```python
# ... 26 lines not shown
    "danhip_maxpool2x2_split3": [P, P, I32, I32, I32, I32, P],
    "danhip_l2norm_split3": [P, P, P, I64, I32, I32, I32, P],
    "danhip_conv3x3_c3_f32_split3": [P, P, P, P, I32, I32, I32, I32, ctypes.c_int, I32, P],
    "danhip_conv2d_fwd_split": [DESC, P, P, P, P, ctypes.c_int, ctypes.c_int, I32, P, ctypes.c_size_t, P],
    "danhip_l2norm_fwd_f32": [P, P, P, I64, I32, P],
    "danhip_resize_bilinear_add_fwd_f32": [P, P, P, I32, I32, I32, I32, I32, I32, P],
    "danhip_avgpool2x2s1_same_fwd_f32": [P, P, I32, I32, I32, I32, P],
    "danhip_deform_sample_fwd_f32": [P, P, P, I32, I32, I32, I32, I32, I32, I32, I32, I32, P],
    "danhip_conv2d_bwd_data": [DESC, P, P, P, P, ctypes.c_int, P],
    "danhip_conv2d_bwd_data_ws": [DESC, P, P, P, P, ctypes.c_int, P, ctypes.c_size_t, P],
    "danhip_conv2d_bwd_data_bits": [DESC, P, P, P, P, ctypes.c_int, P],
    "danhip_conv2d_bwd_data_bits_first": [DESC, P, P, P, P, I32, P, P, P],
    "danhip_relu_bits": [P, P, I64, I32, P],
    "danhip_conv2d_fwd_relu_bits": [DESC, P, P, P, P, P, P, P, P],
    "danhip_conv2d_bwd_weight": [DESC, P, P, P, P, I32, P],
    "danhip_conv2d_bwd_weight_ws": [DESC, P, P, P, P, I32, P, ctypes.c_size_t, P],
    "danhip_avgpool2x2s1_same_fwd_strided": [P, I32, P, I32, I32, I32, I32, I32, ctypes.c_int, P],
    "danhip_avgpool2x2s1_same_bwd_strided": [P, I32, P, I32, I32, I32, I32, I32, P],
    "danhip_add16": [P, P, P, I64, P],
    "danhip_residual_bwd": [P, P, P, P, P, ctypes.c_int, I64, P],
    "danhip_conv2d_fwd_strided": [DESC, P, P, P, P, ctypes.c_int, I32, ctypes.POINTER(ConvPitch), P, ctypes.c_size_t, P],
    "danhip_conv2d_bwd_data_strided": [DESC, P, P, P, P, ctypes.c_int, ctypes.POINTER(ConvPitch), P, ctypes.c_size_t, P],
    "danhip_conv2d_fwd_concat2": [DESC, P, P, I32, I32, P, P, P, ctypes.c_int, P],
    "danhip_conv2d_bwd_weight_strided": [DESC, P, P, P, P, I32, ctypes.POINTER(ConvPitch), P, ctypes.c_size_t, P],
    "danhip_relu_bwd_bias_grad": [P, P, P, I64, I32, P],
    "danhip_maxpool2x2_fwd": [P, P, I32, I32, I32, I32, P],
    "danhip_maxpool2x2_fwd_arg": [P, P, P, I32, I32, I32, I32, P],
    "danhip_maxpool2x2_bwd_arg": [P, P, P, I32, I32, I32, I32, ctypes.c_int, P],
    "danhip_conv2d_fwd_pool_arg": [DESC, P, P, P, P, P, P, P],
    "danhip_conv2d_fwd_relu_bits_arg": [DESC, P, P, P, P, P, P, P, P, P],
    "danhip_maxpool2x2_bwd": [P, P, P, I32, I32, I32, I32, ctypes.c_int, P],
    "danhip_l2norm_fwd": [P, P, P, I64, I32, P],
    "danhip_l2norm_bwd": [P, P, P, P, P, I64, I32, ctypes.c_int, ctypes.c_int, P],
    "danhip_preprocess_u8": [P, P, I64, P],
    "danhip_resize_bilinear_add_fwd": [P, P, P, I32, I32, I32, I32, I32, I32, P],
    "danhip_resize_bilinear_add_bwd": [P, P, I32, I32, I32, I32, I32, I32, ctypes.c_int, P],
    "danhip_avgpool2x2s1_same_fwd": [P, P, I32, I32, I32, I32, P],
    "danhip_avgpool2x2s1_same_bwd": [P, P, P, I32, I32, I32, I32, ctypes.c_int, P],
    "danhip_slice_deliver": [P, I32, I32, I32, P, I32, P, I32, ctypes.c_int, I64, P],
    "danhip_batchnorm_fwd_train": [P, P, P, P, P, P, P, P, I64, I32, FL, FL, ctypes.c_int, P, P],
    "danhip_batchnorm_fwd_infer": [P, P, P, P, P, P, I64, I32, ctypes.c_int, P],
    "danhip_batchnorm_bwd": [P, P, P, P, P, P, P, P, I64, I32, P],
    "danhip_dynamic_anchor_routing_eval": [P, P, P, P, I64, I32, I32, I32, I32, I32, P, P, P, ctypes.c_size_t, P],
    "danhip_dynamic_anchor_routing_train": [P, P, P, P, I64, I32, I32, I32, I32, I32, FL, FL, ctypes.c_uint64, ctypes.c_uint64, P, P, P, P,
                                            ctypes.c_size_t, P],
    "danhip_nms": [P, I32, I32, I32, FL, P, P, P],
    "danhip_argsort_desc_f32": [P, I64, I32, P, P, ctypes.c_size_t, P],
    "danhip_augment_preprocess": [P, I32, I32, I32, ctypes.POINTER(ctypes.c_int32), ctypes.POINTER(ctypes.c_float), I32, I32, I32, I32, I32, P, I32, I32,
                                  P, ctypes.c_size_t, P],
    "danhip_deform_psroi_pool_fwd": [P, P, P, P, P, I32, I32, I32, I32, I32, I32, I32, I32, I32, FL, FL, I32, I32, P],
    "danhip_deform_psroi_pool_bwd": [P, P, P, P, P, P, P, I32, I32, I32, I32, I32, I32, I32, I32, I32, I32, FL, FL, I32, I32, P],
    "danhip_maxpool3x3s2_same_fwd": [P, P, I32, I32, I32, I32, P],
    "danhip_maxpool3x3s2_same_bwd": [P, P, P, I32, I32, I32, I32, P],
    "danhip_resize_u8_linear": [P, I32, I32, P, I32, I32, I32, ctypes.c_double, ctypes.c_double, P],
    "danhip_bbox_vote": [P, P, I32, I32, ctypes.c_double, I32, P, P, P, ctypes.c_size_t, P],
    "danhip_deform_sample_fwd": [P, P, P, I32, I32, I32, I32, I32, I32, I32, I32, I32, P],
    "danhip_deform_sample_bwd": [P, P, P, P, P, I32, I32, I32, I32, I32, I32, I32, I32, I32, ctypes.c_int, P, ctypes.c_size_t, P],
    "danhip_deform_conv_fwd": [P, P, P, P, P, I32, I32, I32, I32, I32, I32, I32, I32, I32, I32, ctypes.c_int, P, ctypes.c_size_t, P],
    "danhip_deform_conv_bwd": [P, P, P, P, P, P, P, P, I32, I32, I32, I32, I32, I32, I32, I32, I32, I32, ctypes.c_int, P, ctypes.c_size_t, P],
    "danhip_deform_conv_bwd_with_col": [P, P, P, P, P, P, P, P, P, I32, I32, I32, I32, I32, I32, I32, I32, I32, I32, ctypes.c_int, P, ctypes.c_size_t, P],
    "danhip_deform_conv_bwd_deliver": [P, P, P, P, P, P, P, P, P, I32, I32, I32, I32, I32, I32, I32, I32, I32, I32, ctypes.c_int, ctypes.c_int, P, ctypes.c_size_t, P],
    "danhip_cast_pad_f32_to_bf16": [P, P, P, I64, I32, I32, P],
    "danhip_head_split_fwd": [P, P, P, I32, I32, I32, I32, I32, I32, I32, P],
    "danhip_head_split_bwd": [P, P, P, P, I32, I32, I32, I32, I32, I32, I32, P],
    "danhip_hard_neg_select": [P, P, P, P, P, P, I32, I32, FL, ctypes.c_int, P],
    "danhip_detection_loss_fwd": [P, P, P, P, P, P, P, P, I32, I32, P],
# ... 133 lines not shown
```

###

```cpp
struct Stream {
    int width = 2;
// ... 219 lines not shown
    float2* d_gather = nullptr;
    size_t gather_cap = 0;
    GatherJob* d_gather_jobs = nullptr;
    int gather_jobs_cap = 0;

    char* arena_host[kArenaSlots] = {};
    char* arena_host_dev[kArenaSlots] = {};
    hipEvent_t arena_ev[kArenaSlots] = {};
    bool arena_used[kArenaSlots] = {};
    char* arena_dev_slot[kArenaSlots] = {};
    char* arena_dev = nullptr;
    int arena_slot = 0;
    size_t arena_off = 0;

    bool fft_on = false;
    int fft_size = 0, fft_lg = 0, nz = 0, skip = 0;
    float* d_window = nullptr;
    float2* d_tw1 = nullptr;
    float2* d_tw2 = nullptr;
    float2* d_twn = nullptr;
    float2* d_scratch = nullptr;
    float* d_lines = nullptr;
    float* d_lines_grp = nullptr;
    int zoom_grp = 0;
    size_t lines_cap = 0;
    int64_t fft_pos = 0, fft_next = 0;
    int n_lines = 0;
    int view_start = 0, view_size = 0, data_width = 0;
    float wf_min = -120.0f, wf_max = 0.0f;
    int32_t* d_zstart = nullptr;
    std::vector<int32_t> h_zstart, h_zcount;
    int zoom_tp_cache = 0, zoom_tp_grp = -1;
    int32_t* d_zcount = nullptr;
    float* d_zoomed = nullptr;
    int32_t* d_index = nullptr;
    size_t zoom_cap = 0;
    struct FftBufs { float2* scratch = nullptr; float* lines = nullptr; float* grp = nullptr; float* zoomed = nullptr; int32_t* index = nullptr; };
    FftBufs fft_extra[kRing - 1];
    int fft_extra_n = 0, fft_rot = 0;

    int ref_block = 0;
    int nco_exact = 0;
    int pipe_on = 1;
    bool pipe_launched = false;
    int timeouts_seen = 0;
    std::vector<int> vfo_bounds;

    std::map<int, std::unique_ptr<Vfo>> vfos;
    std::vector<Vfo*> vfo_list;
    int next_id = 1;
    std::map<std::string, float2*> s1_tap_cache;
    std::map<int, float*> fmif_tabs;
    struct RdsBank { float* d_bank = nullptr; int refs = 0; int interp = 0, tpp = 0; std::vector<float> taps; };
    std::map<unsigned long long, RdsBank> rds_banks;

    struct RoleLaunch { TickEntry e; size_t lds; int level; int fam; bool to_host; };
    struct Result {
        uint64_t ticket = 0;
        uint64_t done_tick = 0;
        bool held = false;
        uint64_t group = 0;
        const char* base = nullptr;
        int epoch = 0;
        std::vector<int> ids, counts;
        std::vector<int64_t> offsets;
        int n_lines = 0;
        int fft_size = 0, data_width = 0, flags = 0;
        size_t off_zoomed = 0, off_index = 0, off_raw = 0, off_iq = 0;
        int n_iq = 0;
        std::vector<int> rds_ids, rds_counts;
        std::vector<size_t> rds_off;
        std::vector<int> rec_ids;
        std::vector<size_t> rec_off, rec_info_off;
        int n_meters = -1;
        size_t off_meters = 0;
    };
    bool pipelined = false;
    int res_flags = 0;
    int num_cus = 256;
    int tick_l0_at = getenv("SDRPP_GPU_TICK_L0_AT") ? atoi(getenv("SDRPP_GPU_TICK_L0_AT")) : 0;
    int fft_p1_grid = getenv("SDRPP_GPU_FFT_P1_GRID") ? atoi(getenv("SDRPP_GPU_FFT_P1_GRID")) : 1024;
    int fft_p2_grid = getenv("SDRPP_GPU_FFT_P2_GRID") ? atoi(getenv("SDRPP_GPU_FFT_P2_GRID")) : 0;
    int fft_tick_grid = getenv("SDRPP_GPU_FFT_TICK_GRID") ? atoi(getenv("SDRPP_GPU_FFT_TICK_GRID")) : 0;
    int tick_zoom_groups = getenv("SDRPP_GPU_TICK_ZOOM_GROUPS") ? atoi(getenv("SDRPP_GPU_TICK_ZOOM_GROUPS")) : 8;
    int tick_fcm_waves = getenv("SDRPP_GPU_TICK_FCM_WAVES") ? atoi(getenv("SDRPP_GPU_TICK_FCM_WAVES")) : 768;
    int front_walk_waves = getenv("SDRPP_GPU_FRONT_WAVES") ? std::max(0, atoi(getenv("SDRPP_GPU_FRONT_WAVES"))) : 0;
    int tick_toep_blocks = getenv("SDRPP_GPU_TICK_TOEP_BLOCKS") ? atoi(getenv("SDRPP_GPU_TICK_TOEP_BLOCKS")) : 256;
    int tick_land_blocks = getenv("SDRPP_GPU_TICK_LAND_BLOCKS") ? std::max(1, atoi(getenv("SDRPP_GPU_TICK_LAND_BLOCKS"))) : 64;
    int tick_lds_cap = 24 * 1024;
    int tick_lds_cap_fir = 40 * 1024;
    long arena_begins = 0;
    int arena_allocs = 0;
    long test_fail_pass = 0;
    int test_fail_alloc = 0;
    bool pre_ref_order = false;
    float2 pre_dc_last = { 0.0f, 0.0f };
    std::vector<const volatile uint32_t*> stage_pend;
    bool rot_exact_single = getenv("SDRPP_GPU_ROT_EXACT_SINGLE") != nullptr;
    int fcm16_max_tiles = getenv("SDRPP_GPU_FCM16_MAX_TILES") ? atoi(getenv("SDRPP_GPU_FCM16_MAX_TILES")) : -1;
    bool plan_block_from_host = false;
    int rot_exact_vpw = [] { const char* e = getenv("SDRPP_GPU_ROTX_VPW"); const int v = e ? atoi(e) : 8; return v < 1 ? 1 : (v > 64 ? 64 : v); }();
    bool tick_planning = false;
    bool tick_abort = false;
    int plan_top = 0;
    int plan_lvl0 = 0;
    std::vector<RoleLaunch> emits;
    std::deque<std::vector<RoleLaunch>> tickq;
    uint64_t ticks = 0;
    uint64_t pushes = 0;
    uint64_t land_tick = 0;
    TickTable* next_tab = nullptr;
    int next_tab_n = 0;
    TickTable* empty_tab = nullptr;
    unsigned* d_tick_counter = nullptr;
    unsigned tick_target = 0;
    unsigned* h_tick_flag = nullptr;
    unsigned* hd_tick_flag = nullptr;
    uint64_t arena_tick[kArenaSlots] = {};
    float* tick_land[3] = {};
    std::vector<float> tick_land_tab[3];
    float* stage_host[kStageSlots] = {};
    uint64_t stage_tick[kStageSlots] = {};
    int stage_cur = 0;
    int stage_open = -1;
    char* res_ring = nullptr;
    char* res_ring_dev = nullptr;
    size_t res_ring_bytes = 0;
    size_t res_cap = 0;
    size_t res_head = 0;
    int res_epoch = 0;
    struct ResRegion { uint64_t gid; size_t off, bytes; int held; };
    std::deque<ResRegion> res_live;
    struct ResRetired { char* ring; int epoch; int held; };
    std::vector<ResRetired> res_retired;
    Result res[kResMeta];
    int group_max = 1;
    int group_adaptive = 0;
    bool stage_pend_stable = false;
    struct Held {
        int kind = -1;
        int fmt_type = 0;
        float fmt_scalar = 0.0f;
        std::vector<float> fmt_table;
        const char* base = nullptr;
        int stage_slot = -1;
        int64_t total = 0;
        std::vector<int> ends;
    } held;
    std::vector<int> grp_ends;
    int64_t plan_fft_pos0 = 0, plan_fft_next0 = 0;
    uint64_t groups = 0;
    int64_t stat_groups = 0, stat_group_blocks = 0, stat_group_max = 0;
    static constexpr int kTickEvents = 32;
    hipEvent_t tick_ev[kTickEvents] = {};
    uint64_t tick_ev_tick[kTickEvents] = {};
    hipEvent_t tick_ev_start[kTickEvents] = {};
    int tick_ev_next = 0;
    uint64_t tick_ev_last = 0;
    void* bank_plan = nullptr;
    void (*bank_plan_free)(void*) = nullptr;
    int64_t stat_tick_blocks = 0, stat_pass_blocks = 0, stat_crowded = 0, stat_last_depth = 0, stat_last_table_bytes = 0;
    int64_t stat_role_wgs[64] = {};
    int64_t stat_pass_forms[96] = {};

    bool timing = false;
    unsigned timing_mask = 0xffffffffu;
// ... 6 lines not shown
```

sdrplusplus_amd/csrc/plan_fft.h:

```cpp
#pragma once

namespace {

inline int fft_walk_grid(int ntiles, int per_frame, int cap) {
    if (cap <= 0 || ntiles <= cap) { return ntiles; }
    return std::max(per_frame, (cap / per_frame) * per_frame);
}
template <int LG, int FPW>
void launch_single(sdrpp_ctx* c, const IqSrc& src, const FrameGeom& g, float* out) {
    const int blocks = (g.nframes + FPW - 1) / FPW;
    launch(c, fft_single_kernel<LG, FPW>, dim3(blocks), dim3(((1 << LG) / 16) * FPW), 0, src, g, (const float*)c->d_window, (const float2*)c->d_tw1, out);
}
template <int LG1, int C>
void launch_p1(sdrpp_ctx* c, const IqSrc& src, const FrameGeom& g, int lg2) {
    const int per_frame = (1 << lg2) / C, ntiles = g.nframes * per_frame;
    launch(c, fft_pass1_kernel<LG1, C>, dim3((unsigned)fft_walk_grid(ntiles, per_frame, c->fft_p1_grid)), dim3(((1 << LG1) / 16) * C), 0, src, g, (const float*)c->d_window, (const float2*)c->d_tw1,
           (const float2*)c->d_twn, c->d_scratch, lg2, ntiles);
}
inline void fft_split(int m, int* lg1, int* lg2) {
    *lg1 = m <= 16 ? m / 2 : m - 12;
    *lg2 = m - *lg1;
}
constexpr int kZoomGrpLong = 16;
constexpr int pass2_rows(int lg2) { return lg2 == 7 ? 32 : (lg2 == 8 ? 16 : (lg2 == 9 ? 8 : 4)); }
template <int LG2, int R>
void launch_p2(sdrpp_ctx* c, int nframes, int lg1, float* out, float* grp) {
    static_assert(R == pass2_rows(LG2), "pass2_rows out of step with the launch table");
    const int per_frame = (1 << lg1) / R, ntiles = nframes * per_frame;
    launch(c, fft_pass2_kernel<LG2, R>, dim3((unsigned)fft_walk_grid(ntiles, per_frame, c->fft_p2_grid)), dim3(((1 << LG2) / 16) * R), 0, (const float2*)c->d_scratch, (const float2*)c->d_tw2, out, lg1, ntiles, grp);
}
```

###

> [Task to carry out]: Lines holding the word "inline" are the answer; copy every one from the records above.

> [Task output]:
inline int fft_walk_grid(int ntiles, int per_frame, int cap) {
inline void fft_split(int m, int* lg1, int* lg2) {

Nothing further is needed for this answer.